▸ EXERCISE: After locating the line that contains "g.npx = P->npatches_x;" in the data below, set down exactly that line and each one after it through the line that contains "g.beta_x = P->beta_x; g.beta_t = P->beta_t;", and nothing more.

▸ ENTRIES SUPPLIED:
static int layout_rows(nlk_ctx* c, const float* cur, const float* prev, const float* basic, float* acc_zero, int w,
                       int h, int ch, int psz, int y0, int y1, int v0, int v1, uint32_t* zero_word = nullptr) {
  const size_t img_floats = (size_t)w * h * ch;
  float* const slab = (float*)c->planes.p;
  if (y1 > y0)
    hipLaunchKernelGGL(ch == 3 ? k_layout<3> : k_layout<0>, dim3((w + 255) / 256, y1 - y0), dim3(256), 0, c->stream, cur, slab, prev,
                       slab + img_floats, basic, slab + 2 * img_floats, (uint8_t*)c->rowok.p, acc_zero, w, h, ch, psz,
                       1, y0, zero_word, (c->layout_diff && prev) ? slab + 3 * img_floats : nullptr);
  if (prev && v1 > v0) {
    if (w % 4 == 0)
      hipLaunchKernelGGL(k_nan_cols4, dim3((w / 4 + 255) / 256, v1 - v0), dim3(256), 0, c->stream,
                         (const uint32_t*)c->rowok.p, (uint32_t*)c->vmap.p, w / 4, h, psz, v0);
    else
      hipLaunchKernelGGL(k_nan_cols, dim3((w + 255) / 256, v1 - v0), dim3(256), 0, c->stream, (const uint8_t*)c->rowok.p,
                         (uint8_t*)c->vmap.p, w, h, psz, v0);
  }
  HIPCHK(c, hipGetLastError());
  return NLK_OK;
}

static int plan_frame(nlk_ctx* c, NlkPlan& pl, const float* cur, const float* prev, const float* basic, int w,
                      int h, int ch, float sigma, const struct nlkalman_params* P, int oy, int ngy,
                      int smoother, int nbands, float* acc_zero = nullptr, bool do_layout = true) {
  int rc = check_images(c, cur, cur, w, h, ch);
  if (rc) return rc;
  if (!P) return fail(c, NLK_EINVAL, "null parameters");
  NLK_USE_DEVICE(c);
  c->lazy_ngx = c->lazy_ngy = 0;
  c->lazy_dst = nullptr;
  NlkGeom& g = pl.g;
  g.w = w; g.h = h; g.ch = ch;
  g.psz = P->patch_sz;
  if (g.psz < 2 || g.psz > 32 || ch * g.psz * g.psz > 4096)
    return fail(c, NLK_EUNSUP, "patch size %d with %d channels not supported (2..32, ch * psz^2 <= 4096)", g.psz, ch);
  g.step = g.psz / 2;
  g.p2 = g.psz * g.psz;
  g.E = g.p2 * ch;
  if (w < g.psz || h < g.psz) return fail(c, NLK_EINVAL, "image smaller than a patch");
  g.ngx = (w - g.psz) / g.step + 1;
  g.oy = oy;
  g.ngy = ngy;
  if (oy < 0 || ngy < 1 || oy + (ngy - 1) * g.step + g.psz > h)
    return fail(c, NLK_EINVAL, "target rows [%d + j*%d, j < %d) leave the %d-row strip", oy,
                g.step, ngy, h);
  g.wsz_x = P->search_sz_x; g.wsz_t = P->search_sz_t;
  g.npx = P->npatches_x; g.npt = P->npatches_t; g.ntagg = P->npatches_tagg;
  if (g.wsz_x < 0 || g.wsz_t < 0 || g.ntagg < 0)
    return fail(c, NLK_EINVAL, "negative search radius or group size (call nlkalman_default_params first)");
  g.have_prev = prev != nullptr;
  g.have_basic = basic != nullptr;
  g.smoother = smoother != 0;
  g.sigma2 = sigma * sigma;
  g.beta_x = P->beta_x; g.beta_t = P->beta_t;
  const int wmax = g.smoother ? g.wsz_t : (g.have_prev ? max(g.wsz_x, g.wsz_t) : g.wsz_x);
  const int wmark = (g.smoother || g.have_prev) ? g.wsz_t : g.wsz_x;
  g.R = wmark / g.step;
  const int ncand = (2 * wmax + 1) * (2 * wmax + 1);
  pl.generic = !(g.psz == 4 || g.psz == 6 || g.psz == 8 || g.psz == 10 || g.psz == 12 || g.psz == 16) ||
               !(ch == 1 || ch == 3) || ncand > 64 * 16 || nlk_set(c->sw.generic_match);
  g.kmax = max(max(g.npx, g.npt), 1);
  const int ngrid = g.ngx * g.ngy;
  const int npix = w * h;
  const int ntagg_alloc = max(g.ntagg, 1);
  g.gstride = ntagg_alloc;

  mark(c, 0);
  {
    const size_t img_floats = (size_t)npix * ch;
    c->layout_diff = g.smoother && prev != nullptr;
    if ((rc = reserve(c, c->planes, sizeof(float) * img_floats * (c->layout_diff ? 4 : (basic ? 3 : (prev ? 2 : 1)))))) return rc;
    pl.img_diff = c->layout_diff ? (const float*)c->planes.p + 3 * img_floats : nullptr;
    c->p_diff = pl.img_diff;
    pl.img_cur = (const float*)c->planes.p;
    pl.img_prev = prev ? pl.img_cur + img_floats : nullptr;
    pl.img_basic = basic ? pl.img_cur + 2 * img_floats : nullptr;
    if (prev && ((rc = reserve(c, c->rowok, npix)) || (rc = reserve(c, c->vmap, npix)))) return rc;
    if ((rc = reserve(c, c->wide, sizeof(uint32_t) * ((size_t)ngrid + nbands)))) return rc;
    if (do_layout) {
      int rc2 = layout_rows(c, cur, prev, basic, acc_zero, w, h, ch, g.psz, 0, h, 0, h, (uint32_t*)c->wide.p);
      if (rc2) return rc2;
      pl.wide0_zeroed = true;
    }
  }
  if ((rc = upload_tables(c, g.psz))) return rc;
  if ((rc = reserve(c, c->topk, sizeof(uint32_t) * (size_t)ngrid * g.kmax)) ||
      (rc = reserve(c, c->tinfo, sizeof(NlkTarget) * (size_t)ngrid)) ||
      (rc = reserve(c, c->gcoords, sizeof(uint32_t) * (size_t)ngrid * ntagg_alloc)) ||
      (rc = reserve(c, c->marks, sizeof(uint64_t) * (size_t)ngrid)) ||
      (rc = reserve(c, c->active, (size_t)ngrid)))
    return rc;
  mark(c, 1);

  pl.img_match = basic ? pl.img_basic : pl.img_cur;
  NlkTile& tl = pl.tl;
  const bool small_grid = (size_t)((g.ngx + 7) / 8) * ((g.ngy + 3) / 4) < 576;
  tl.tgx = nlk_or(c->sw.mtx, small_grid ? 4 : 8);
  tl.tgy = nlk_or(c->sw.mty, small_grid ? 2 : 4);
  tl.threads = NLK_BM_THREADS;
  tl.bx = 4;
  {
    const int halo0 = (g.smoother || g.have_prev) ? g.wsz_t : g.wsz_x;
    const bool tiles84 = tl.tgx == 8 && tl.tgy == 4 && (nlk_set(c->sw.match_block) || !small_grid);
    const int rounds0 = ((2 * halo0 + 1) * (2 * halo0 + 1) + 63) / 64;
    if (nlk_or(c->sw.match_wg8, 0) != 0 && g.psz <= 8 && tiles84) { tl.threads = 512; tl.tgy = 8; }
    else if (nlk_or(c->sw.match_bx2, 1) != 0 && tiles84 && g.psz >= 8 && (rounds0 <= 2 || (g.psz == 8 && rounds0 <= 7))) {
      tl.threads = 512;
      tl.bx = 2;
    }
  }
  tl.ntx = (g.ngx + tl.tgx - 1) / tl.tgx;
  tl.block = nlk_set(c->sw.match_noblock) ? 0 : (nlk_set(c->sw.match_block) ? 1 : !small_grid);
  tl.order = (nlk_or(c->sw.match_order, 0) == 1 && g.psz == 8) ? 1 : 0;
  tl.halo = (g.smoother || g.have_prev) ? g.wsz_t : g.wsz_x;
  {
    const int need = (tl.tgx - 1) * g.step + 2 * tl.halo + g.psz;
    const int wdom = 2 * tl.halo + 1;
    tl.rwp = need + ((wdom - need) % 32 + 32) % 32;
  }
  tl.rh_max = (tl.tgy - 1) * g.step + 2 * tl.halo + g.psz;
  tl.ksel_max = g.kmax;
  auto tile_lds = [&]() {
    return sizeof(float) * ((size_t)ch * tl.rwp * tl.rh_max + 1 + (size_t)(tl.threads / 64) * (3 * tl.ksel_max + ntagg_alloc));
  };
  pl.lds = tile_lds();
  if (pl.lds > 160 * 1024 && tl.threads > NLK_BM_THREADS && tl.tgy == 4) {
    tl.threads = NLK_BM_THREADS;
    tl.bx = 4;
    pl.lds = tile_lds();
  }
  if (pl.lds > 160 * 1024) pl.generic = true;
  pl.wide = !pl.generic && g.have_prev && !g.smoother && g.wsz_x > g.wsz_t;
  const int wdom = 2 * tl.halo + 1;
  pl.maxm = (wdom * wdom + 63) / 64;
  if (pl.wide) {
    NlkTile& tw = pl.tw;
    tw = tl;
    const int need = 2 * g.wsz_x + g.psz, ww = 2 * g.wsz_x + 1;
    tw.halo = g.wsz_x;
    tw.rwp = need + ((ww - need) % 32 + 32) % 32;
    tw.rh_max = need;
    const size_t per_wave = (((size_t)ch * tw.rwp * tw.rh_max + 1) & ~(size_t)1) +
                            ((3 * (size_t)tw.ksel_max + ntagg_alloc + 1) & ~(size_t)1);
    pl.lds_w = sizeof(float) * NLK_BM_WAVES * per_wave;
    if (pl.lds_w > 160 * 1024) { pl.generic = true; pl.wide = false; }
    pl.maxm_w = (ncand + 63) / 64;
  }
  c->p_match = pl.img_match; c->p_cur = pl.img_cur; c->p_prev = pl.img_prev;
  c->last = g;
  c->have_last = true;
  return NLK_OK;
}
* * *
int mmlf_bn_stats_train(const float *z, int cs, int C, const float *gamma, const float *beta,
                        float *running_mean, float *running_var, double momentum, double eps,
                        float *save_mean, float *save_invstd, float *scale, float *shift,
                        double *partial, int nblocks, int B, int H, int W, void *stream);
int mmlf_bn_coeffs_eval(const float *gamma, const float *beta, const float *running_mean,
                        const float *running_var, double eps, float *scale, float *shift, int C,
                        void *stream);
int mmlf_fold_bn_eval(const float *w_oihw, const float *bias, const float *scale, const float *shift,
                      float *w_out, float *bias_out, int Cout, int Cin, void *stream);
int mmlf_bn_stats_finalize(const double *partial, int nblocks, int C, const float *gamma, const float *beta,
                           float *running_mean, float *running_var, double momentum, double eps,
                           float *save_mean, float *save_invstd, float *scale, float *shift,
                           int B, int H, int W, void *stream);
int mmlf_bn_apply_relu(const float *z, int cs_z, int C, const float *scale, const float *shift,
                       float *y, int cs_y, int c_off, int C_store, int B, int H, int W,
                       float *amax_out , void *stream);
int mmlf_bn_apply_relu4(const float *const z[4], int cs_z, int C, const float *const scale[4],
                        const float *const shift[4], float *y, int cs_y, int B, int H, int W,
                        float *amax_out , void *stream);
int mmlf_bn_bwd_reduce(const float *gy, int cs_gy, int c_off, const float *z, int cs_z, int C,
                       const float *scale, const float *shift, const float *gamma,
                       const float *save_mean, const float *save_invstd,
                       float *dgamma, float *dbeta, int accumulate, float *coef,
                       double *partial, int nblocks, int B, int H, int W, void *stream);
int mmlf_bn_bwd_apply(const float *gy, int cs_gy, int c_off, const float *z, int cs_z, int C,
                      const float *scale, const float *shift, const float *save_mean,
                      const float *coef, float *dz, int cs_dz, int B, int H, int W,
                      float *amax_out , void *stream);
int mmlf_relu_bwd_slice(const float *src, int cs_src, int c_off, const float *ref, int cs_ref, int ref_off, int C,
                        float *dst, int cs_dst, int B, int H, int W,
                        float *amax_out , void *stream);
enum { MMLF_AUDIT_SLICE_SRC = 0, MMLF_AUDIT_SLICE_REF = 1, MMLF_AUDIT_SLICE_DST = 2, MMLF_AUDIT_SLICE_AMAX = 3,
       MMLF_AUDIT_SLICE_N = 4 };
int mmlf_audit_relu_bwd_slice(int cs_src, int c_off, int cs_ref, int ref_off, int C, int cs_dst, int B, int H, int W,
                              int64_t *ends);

▸ SOLVED EXERCISE:
  g.npx = P->npatches_x; g.npt = P->npatches_t; g.ntagg = P->npatches_tagg;
  if (g.wsz_x < 0 || g.wsz_t < 0 || g.ntagg < 0)
    return fail(c, NLK_EINVAL, "negative search radius or group size (call nlkalman_default_params first)");
  g.have_prev = prev != nullptr;
  g.have_basic = basic != nullptr;
  g.smoother = smoother != 0;
  g.sigma2 = sigma * sigma;
  g.beta_x = P->beta_x; g.beta_t = P->beta_t;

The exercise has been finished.